PROBLEM DETAILS: In the records, find every line with the word "shown" and copy it out.
***** DATA EXCERPTS
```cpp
template <int K, int D, int DF, int WIN>
static void launch_walk(const SearchArgs& a, hipStream_t s) {
    const bool stamp = stamp_build();
    const uint32_t dummy = (uint32_t)(a.tree_bytes / 8);
    const unsigned int rsrc_bytes = (unsigned int)a.tree_bytes + 16u;
    const int n_launch = a.active ? a.n_active : a.n_scans;
    if (!stamp && (size_t)((a.max_n + 63) / 64) * n_launch <= 2048) {
        dim3 g1((a.max_n + 15) / 16, n_launch);
        hipLaunchKernelGGL((icp_search_walk_kernel<K, D + 2, 16>), g1, dim3(64), (D + 2) * 16 * 8, s, a.tree, a.src, a.counts, a.st, a.nn, a.nn_pitch, a.max_n,
                           a.alpha_eff, 0, rsrc_bytes, dummy, a.skip_nonfinite, a.redo_list, a.redo_count, a.redo_list2, a.redo_count2, a.search_stats, a.active, a.src_of);
        return;
    }
    const int stored = WIN ? kWindowStored : DF - 2;
    const int Tw = a.depth > stored ? a.depth - stored : 0;
    dim3 g2((a.max_n + 63) / 64, n_launch);
    static const bool lds_knob = env_flag("LOCGPU_K1_LDS_BYTES");
    unsigned lds_bytes = DF * 64 * 8;
    if (lds_knob) lds_bytes = (unsigned)std::max(env_int("LOCGPU_K1_LDS_BYTES", 0), DF * 64 * 8);
    if (stamp)
// ... 52 lines not shown
```

### loc_lib_amd/csrc/launch.hpp

```cpp
#pragma once
#include "gn_post.hpp"
#include <hip/hip_runtime.h>
#include <stdint.h>

#include "device_math.hpp"

namespace locgpu {

struct GnParams;

struct SearchArgs {
    const uint2* tree;
    size_t tree_bytes;
    int depth;
    const float4* src;
    const int* counts;
    const PoseState* st;
    uint32_t* nn;
    size_t nn_pitch;
    int max_n, n_scans, k;
    float alpha_eff;
    int skip_nonfinite;
    unsigned long long* visit_totals;
    uint32_t* redo_list;
    unsigned int* redo_count;
    uint32_t* redo_list2;
    unsigned int* redo_count2;
    unsigned long long* search_stats;
    const int* active = nullptr;
    int n_active = 0;
    const int* src_of = nullptr;
    uint32_t* touched = nullptr;
};

struct AccumArgs {
    const uint2* tree;
    const float4* src;
    const int* counts;
    const PoseState* st;
    const uint32_t* nn;
    size_t nn_pitch;
    int max_n, n_scans;
    double gate;
    double* partials;
    const int* active = nullptr;
    int n_active = 0;
    const int* src_of = nullptr;
    int split_scans = 0;
    const double* planes = nullptr;
};
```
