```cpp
extern "C" int gm_dev_traceback(gm_index* ix, const gm_params* p, const gm_reads* reads, const uint32_t* read_idx, const uint8_t* strand,
                                const uint64_t* pos, uint32_t n, char* ops, uint32_t ops_stride, uint16_t* ops_len) {
    if (!ix || !p || !reads || !read_idx || !strand || !pos || !ops || !ops_len || !p->finalized) return GM_E_ARG;
    if (ix->host_only) return GM_E_NO_DEVICE;
    HIPCHK(hipSetDevice(ix->device));
    gm_batch* b; GmDevParams dp;
    int rc = unit_batch(ix, p, reads, &b, dp);
    if (rc) return rc;
    std::vector<GmCand> c(n);
    for (uint32_t i = 0; i < n; ++i) {
        if (read_idx[i] >= reads->n || pos[i] > 0xFFFFFFFFull) { gm_batch_destroy(b); return GM_E_ARG; }
        c[i].rs = read_idx[i] * 2 + (strand[i] ? 1 : 0); c[i].b = (uint32_t)pos[i]; c[i].step = 0; c[i].flags = 0; c[i].pad = 0; c[i].score = 0;
    }
    const uint32_t ow = gm_ops_words(b->stride);
    std::vector<unsigned long long> packed((size_t)n * ow);
// ... 512 lines not shown
```

gnumap_amd/csrc/gm_internal.h:

```cpp
#pragma once
#include <stdint.h>
#include <stddef.h>
#include <stdlib.h>
#include <string.h>

struct GmDevIndex {
    const uint32_t* bwt;
    const uint4* occ_planes;
    uint32_t occ_nblk;
    const uint32_t* sa_samples;
    const uint32_t* full_sa;
    const uint8_t* pac;
    const uint32_t* contig_off;
    uint32_t seq_len, primary, l_pac, n_seqs;
    uint32_t sa_mask, sa_shift;
    uint32_t L2[5];
};

struct GmDevParams {
    int mer, jump, kmin, nw, fast, pos_strand, neg_strand, align_is_fraction;
    int max_gap;
    int fused;
    uint32_t heavy_min;
    uint32_t hcap;
// ... 158 lines not shown
int gmk_build_kmer_compact(const uint2* tab, uint4* ctab, int T, void* stream);
int gmk_extend_kmer_table(const GmDevIndex& ix, const uint2* prev, uint2* next, int T, void* stream);
int gmk_prep(const GmDevIndex& ix, const GmDevParams& p, const GmDevBatch& b, void* stream);
int gmk_prep_rows(const GmDevIndex& ix, const GmDevParams& p, const GmDevBatch& b, void* stream);
int gmk_seed(const GmDevIndex& ix, const GmDevParams& p, const GmDevBatch& b, void* stream, const uint16_t* full_len = nullptr);
int gmk_scan_entries(const GmDevBatch& b, void* stream);
int gmk_locate_sampled(const GmDevIndex& ix, const GmDevBatch& b, unsigned long long n_entries , void* stream);
int gmk_vote(const GmDevIndex& ix, const GmDevParams& p, const GmDevBatch& b, int use_full_sa, int dense, int slots_hint, void* stream);
int gmk_cand_gather(const GmDevBatch& b, void* stream);
int gmk_shard_stats(const GmDevBatch& b, uint32_t* out , void* stream);
int gmk_build_bucket(const uint2* tab, const uint32_t* full_sa, const uint8_t* pac, uint4* bucket, int T, int ctx, void* stream);
int gmk_vote_bucket(const GmDevIndex& ix, const GmDevParams& p, const GmDevBatch& b, uint32_t max_reg, const uint32_t* rlist, const uint32_t* n_rlist, void* stream);
int gmk_vote_pair(const GmDevIndex& ix, const GmDevParams& p, const GmDevBatch& b, uint32_t max_reg, uint8_t* fallback, uint32_t* list, uint32_t* n_list, void* stream);
int gmk_vote_list(const GmDevIndex& ix, const GmDevParams& p, const GmDevBatch& b, int use_full_sa, void* stream);
int gmk_heavy_collect(const GmDevBatch& b, uint32_t heavy_min, uint32_t* n_heavy, uint32_t* heavy_list , int sum_counters,
                      const uint32_t* rlist , const uint32_t* n_rlist, void* stream);
inline uint32_t gm_pack_w2(uint32_t stride) { return (stride + 15u) / 16u; }
inline uint32_t gm_pack_words(uint32_t stride) { const uint32_t w2 = gm_pack_w2(stride); return (1u + 2u * (w2 + 1u) + 3u) & ~3u; }
size_t gmk_heavy_sort_temp_bytes(size_t n_keys);
int gmk_heavy_chunk(const GmDevIndex& ix, const GmDevParams& p, const GmDevBatch& b, int use_full_sa, const uint32_t* heavy_list, uint32_t j0, uint32_t nj,
                    const unsigned long long* key_off, unsigned long long* keys0, unsigned long long* keys1, unsigned long long n_keys, void* tmp,
                    size_t tmp_bytes, unsigned item_bits, void* stream);
int gmk_vote_retry(const GmDevIndex& ix, const GmDevParams& p, const GmDevBatch& b, int use_full_sa, uint32_t j0, uint32_t n_retry, void* stream);
int gmk_nw(const GmDevIndex& ix, const GmDevParams& p, const GmDevBatch& b, uint32_t n_cands, uint32_t rows_len, uint32_t qual_lo, uint32_t qual_hi, void* stream);
const char* gmk_nw_form(const GmDevParams& p, const GmDevBatch& b, uint32_t n_cands, uint32_t rows_len, uint32_t qual_lo, uint32_t qual_hi);
int gmk_nw_rows(const GmDevIndex& ix, const GmDevParams& p, const GmDevBatch& b, uint32_t n_cands, uint32_t L, uint32_t qual_lo, uint32_t qual_hi, void* stream);
bool gmk_nw_rows_pairs(const GmDevBatch& b, uint32_t L, uint32_t qual_lo, uint32_t qual_hi);
inline uint32_t gm_qual_lo(const unsigned long long* ctr) { return 255u - (uint32_t)ctr[GMK_QUAL_MIN]; }
inline uint32_t gm_qual_hi(const unsigned long long* ctr) { return (uint32_t)ctr[GMK_QUAL_MAX]; }
int gmk_nw_band(const GmDevIndex& ix, const GmDevParams& p, const GmDevBatch& b, uint32_t n_cands, int G, void* stream);
int gmk_traceback_band(const GmDevIndex& ix, const GmDevParams& p, const GmDevBatch& b, const GmCand* items, uint32_t n, unsigned long long* ops,
                       uint32_t ops_words, uint16_t* ops_len, const uint8_t* emit, uint32_t* cig_cnt, uint32_t* max_span, int G, void* stream);
inline uint64_t gm_band_moves_words(uint32_t n, uint32_t stride) {
    const uint64_t rows = (uint64_t)stride + 1, cap = (512ull << 20) / 8, all = (uint64_t)n * rows;
    return all < cap ? all : (cap > 128 * rows ? cap : 128 * rows);
}
size_t gmk_pair_hmm_cells(uint32_t Lmax);
int gmk_pair_hmm(const GmDevIndex& ix, const GmDevParams& p, const GmDevBatch& b, const GmCand* items, uint32_t n, double* scratch, uint32_t Lmax, float* hmm, void* stream);
int gmk_snp_deposit(float* cov, float* nuc, uint64_t bins, uint32_t bin_size, const GmDevBatch& b, const GmDevMatch* matches, const GmDevPos* positions,
                    uint32_t m0, uint32_t count, const float* post, const float* hmm, uint32_t Lmax, void* stream);
uint32_t gmk_snp_call_groups(uint64_t n);
int gmk_snp_call(const float* cov, const float* nuc, uint64_t bins, const GmDevIndex& ix, uint64_t lo, uint64_t n, float snp_pval, int monop, uint8_t* code, double* pval,
                 uint32_t* ycnt, void* stream);
int gmk_snp_gather(const float* cov, const float* nuc, uint64_t bins, const GmDevIndex& ix, uint64_t lo, uint64_t n, const uint8_t* code, const double* pval,
                   const uint32_t* ycnt, unsigned long long* off, unsigned long long base, unsigned long long cap, GmDevSnpRec* out, void* stream);
int gmk_snp_stat(const float* counts, uint32_t n, int monop, double* pval, int8_t* pos1, int8_t* pos2, uint8_t* dip, void* stream);
uint32_t gmk_track_tiles(uint64_t n);
int gmk_track_sizes(const GmDevTrack& t, void* stream);
int gmk_track_rows(const GmDevTrack& t, void* stream);
// ... 32 lines not shown
```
**********
ANSWER AREA:
// ... 52 lines not shown
// ... 512 lines not shown
// ... 158 lines not shown
// ... 32 lines not shown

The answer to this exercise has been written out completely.